Ferrofluids are described in my publication "Magnetic Fluids,"
International Science and Technology, July 1966, pp 48-56; U.S.
Pat. No. 3,215,572; in the publication of R. Kaiser and G.
Miskolczy, "Magnetic Properties of Stable Dispersions of Subdomain
Magnetite Particles," J. Applied Physics, Vol. 41, No. 3, Mar. 1,
1970, pp 1064-1072; in "A Catalog of Magnetic Fluids",
Ferrofluidics Corporation, Burlington, Massachusetts 1972 and
elsewhere.
In the prior art, a magnetic powder is reduced in size to the
colloidal range as by ball-mill grinding in the presence of a
liquid carrier and a grinding aid which serves also as a dispersing
agent. The dispersing agent is typically a surfactant comprising a
polar long-chain molecule whose polar group adsorbs onto the
surface of the particle to produce a monomolecular protective
coating that prevents particles from attaching to each other.
U.S. Pat. No. 3,531,413, hereby incorporated by reference,
describes a method for transferring magnetic-coated particles of a
ferrofluid from one carrier liquid to another by a process of
flocculation using a foreign solvent, separation of flocculated
particles from supernatant liquid, and transfer of the particles
into an alternate solvent in which the coated particles are
dispersible. The carrier liquids that are employed must be similar
in their physical chemical properties. The flocculation process is
here termed reversible with the coating of a dispersing agent on
the particles as in the prior art remaining attached and unchanged.

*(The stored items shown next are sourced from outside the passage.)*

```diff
+  const __amdgpu_buffer_rsrc_t rw = __builtin_amdgcn_make_buffer_rsrc(const_cast<float*>(p.w), 0, p.w_bytes, 0x00020000);
+  const __amdgpu_buffer_rsrc_t rx = __builtin_amdgcn_make_buffer_rsrc(const_cast<float*>(p.x), 0, (unsigned)p.x_bytes, 0x00020000);
+
+  constexpr int WU = 8;
+  const int wtotal = nblk2 * NG * 64;
+  for (int i0 = tid; i0 < wtotal; i0 += NT * WU) {
+    u32x4 v[WU];
+#pragma unroll
+    for (int u = 0; u < WU; ++u) {
+      const int i = i0 + u * NT;
+      const int l = i & 63, bg = i >> 6, j = bg / NG, g = bg - j * NG;
+      const int oc = j * 32 + (l & 31), k0 = 8 * g + 4 * (l >> 5);
+      v[u] = __builtin_amdgcn_raw_buffer_load_b128(rw, (i < wtotal && oc < p.wrows) ? (unsigned)(oc * p.wcols + k0) * 4u : kOobOffset, 0, 0);
+    }
+#pragma unroll
+    for (int u = 0; u < WU; ++u)
+      if (i0 + u * NT < wtotal) *reinterpret_cast<u32x4*>(sW + (i0 + u * NT) * 4) = v[u];
+  }
+  for (int c = tid; c < vld; c += NT) {
+    const bool live = c < p.Cout;
+    sV[c] = (live && (f & CRDR_EPI_BIAS)) ? p.bias[c] : 0.f;
+    sV[vld + c] = (live && (f & CRDR_EPI_AFFINE)) ? p.scale[c] : 1.f;
+    sV[2 * vld + c] = (live && (f & CRDR_EPI_AFFINE)) ? p.shift[c] : 0.f;
+  }
+  __syncthreads();
+
+  const int nstrips = (p.M + 31) >> 5;
+  const int per = (nstrips + wpp - 1) / wpp;
+  const int s0 = wg * per, s1 = min(nstrips, s0 + per);
+  const int ohw = p.OH * p.OW;
+
+  auto request = [&](int s, f32x4 (&a)[NG]) __attribute__((always_inline)) {
+    const int m = s * 32 + frow;
+    const bool live = m < p.M;
+    const int mm = live ? m : 0;
+    const int n = mm / ohw, rem = mm - n * ohw;
+    const int oh = rem / p.OW, ow = rem - oh * p.OW;
+    const int ih0 = oh * S - pad, iw0 = ow * S - pad;
+    const int base = ((n * p.H + ih0) * p.W + iw0) * 16;
+#pragma unroll
+    for (int g = 0; g < NG; ++g) {
+      const int t0 = 2 * g, t1 = 2 * g + 1;
+      const int r = fh ? t1 / KH : t0 / KH, c = fh ? t1 % KH : t0 % KH;
+      const bool tap_ok = fh ? (t1 < T) : true;
+      const int ih = ih0 + r, iw = iw0 + c;
+      const bool ok = live & tap_ok & ((unsigned)ih < (unsigned)p.H) & ((unsigned)iw < (unsigned)p.W);
+      a[g] = __builtin_bit_cast(f32x4, __builtin_amdgcn_raw_buffer_load_b128(rx, ok ? (unsigned)(base + (r * p.W + c) * 16) : kOobOffset, 0, 0));
+    }
+  };
+
+  f32x4 an[NG] = {};
+  if (s0 + wave < s1) request(s0 + wave, an);
+#pragma unroll
+  for (int g = 0; g < NG; ++g) asm volatile("" : "+v"(an[g]));
+  for (int s = s0 + wave; s < s1; s += kRgbWaves) {
+    f32x4 a[NG];
+#pragma unroll
+    for (int g = 0; g < NG; ++g) a[g] = an[g];
+    if (s + kRgbWaves < s1) request(s + kRgbWaves, an);
+
+    const int m0 = __builtin_amdgcn_readfirstlane(s * 32);
+    const __amdgpu_buffer_rsrc_t ry = __builtin_amdgcn_make_buffer_rsrc(p.y + (size_t)m0 * p.ldy, 0, 0x7fffffff, 0x00020000);
+
+#pragma unroll
+    for (int jb = 0; jb < nblk2; jb += 2) {
+      f32x16 acc[2];
+#pragma unroll
+      for (int j = 0; j < 2; ++j)
+#pragma unroll
+        for (int r = 0; r < 16; ++r) acc[j][r] = 0.f;
+      const float* wb = sW + jb * NG * 256 + lane * 4;
+#pragma unroll
+      for (int g = 0; g < NG; ++g) {
+        f32x4 bf[2];
+#pragma unroll
+        for (int j = 0; j < 2; ++j) bf[j] = *reinterpret_cast<const f32x4*>(wb + (j * NG + g) * 256);
+#pragma unroll
+        for (int e = 0; e < 4; ++e)
+#pragma unroll
+          for (int j = 0; j < 2; ++j) acc[j] = __builtin_amdgcn_mfma_f32_32x32x2f32(a[g][e], bf[j][e], acc[j], 0, 0, 0);
+      }
+      if (jb + 2 >= nblk2) {
+        __builtin_amdgcn_sched_barrier(0);
+#pragma unroll
+        for (int g = 0; g < NG; ++g) asm volatile("" : "+v"(an[g]));
+        __builtin_amdgcn_sched_barrier(0);
+      }
+#pragma unroll
+      for (int j = 0; j < 2; ++j) {
+#pragma unroll
+        for (int r = 0; r < 16; ++r) sC[((r & 3) + 8 * (r >> 2) + 4 * fh) * 32 + frow] = acc[j][r];
+        f32x4 o[4];
+        unsigned yoff[4];
+        int cc[4];
+#pragma unroll
+        for (int kq = 0; kq < 4; ++kq) {
+          const int q = lane + 64 * kq;
+          const int row = q >> 3, c4 = q & 7;
+          cc[kq] = (jb + j) * 32 + c4 * 4;
+          const bool ok = (m0 + row < p.M) && (cc[kq] < p.Cout);
+          yoff[kq] = ok ? (unsigned)(row * p.ldy + cc[kq]) * 4u : kOobOffset;
+          o[kq] = *reinterpret_cast<const f32x4*>(sC + row * 32 + c4 * 4);
+        }
+        if (f & CRDR_EPI_BIAS) {
+#pragma unroll
+          for (int kq = 0; kq < 4; ++kq) o[kq] += *reinterpret_cast<const f32x4*>(sV + cc[kq]);
+        }
+        if (f & CRDR_EPI_RELU) {
+#pragma unroll
+          for (int kq = 0; kq < 4; ++kq)
+#pragma unroll
+            for (int e = 0; e < 4; ++e) o[kq][e] = fmaxf(o[kq][e], 0.0f);
+        }
+        if (f & CRDR_EPI_LRELU) {
+#pragma unroll
+          for (int kq = 0; kq < 4; ++kq)
+#pragma unroll
+            for (int e = 0; e < 4; ++e) o[kq][e] = o[kq][e] > 0.0f ? o[kq][e] : 0.2f * o[kq][e];
+        }
+        if (f & CRDR_EPI_AFFINE) {
+#pragma unroll
+          for (int kq = 0; kq < 4; ++kq) {
+            const f32x4 scale4 = *reinterpret_cast<const f32x4*>(sV + vld + cc[kq]);
+            const f32x4 shift4 = *reinterpret_cast<const f32x4*>(sV + 2 * vld + cc[kq]);
+#pragma unroll
+            for (int e = 0; e < 4; ++e) o[kq][e] = o[kq][e] * scale4[e] + shift4[e];
+          }
+        }
+#pragma unroll
+        for (int kq = 0; kq < 4; ++kq) __builtin_amdgcn_raw_buffer_store_b128(__builtin_bit_cast(u32x4, o[kq]), ry, yoff[kq], 0, 0);
+      }
+    }
+  }
+}
+
+bool rgbconv_fwd_supported(const crdr_conv_desc* d, const IgemmArgs& a) {
+  const bool shape = (d->kh == 3 && d->kw == 3 && d->stride == 1) || (d->kh == 5 && d->kw == 5 && d->stride == 2);
+  return a.smallc && !d->transposed && shape && d->C == 4 && d->ldx == 4 && a.nsplit == 1 && (d->flags & ~kRgbFlags) == 0 && a.fast_epi &&
+         d->OC >= 1 && d->OC <= 256 && d->pad >= 0 && d->pad < d->kh && a.x_bytes < (1ull << 31) && (long long)32 * d->ldy * 4 < (1ll << 31);
+}
+
+void rgbconv_fwd_launch(const crdr_conv_desc* d, const IgemmArgs& a, const IgemmGroup& grp, hipStream_t s) {
+  using Kern = void (*)(const IgemmArgs, const IgemmGroup, const int);
+  static const Kern kerns[2][4] = {
+      {rgbconv_fwd_kernel<3, 1, 1>, rgbconv_fwd_kernel<3, 1, 2>, rgbconv_fwd_kernel<3, 1, 3>, rgbconv_fwd_kernel<3, 1, 4>},
+      {rgbconv_fwd_kernel<5, 2, 1>, rgbconv_fwd_kernel<5, 2, 2>, rgbconv_fwd_kernel<5, 2, 3>, rgbconv_fwd_kernel<5, 2, 4>}};
+  const int ki = d->kh == 3 ? 0 : 1, np = cdiv(d->OC, 64);
+  const Kern kern = kerns[ki][np - 1];
+  static std::atomic<bool> attr_done[2][4];
+  allow_full_lds(attr_done[ki][np - 1], kern);
+  const size_t lds = rgb_lds_bytes(d->kh, d->OC);
+  const int resident = cu_count() * (2 * lds <= 160 * 1024 ? 2 : 1);
+  const int nstrips = cdiv(a.M, 32);
+  const int wpp = std::max(1, std::min(resident / a.ngroup, cdiv(nstrips, 2 * kRgbWaves)));
+  hipLaunchKernelGGL(kern, dim3(wpp * a.ngroup), dim3(64 * kRgbWaves), lds, s, a, grp, (int)d->pad);
+}
+
+}
+
+extern "C" void crdr_rgbconv_enable(int on) { crdr::g_rgbconv_on.store(on != 0 ? 1 : 0, std::memory_order_relaxed); }
diff --git a/crdr_amd/csrc/rgbconv.hpp b/crdr_amd/csrc/rgbconv.hpp
--- /dev/null
+++ b/crdr_amd/csrc/rgbconv.hpp
@@ -0,0 +1,11 @@
+#pragma once
+
+#include "igemm_args.hpp"
+
+namespace crdr {
+
+bool rgbconv_enabled();
+bool rgbconv_fwd_supported(const crdr_conv_desc* d, const IgemmArgs& a);
+void rgbconv_fwd_launch(const crdr_conv_desc* d, const IgemmArgs& a, const IgemmGroup& grp, hipStream_t s);
+
+}
diff --git a/crdr_amd/hip/lib.py b/crdr_amd/hip/lib.py
--- a/crdr_amd/hip/lib.py
+++ b/crdr_amd/hip/lib.py
@@ -118,6 +118,7 @@
     "crdr_arch": (C.c_char_p, []),
     "crdr_profile_enable": (None, [_I]),
     "crdr_profile_read": (_I, [_I, C.POINTER(C.c_double), C.POINTER(C.c_double), C.POINTER(C.c_longlong)]),
+    "crdr_rgbconv_enable": (None, [_I]),
     "crdr_conv2d_num_configs": (_I, []),
     "crdr_conv2d_num_stream_configs": (_I, []),
     "crdr_conv2d_num_wino_configs": (_I, []),
diff --git a/include/crdr_hip.h b/include/crdr_hip.h
--- a/include/crdr_hip.h
+++ b/include/crdr_hip.h
@@ -15,6 +15,7 @@
 const char* crdr_arch(void);
 void crdr_profile_enable(int on);
 int crdr_profile_read(int kind, double* flops, double* ms, long long* launches);
+void crdr_rgbconv_enable(int on);
 
 
 #define CRDR_EPI_BIAS 1
```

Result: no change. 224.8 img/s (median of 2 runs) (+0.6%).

As a result, the coated, flocked particles are redispersable into
the pure original solvent.
SUMMARY OF THE INVENTION
My invention relates to an improved process for the preparation of
ferrofluids and to the ferrofluids so produced, and in particular,
concerns a process for the flocculation of magnetic particles from
a ferrofluid in an irreversible manner, and the treatment of such
irreversibly flocked particles to prepare improved ferrofluid
compositions.
I have discovered that ferrofluids may be flocculated by the
addition of foreign agents or solvents in an irreversible manner
such that the dispersant employed; that is, the surfactant that
originally stabilized the magnetic particles in the ground
ferrofluid, is removed and separated from the ground particles. I
have further found that the irreversibly flocked magnetic particles
from which the first dispersant agent has been removed may be
treated with another dispersant agent so that the dispersant agent
is attached to said particles, and that such particles may be
employed to prepare alternate ferrofluid compositions. Such
alternate ferrofluid compositions prepared by my process and the
particles of my process exhibit improved properties over prior art
ferrofluid compositions. In particular, the ferrofluid compositions
of my invention are well suited for application in magnetic fluid
seals, bearings and related devices. My alternate ferrofluid
compositions exhibit better; that is, lower, viscosity properties,
while the high packing of the volume fractions of the irreversibly
flocked particles in the ferrofluid composition permits saturation
magnetization of over 300 gauss. My ferrofluid composition provides
for the advantages of a wide temperature range of operation, high
magnetic intensity, low viscosity, oxidation resistance and
colloidal stability in the presence of intense magnetic field
gradients.
My process comprises preparing a ferrofluid composition by
preparing a dispersion of colloidal-size magnetic particles, and a
dispersant in a liquid carrier, such as by grinding through a
ball-milling operation coarse magnetic solids in the presence of a
long-chain polar molecule as a surfactant and dispersant, with a
water carrier. My process then includes removing the dispersant
from the ground magnetic particles of the ferrofluid composition,
such as by adding a foreign agent or solvent to flocculate the
particles, and the wet dispersant-stripped particles removed from
the supernatant liquid. The wet dispersant-stripped particles are
then washed free of any solvent and any remaining dispersant
agents, and heated to drive off moisture and to obtain dried
dispersant-stripped irreversibly flocked particles. Such
irreversibly flocked particles are then treated with a dispersant,
and redispersed in another and different carrier liquid to provide
an alternate ferrofluid composition having improved properties. The
treatment of the irreversibly flocked, dried magnetic particles
with a dispersant attaches the dispersant to the magnetic
particles. The second dispersant may be attached to the magnetic
particles by grinding the particles in a ball mill, together with
the dispersant and the alternate carrier liquid to obtain the
alternate ferrofluid composition.
My process permits the preparation of ferrofluids wherein the ratio
of magnetic solid-core particle volume relative to the total volume
of the dispersant-coated particle is greater than found in
ferrofluids prepared by direct grinding processes. This greater
volume permits much better packing of the magnetic solid particles
in the liquid carrier. For example, a comparison of a 120 Angstrom
versus a 100 Angstrom spherical particle, with both having a 20
Angstrom dispersant coating, provides for a 16 percent increase in
solid packing density; however, I have found that such increase in
solid packing by my process provides for unexpected increases in
saturation mgnetization over that expected for the improved packing
density.
BRIEF DESCRIPTION OF THE DRAWINGS
FIGS. 1 a, b and c are schematic presentations of the stability of
magnetic particles in ferrofluid compositions.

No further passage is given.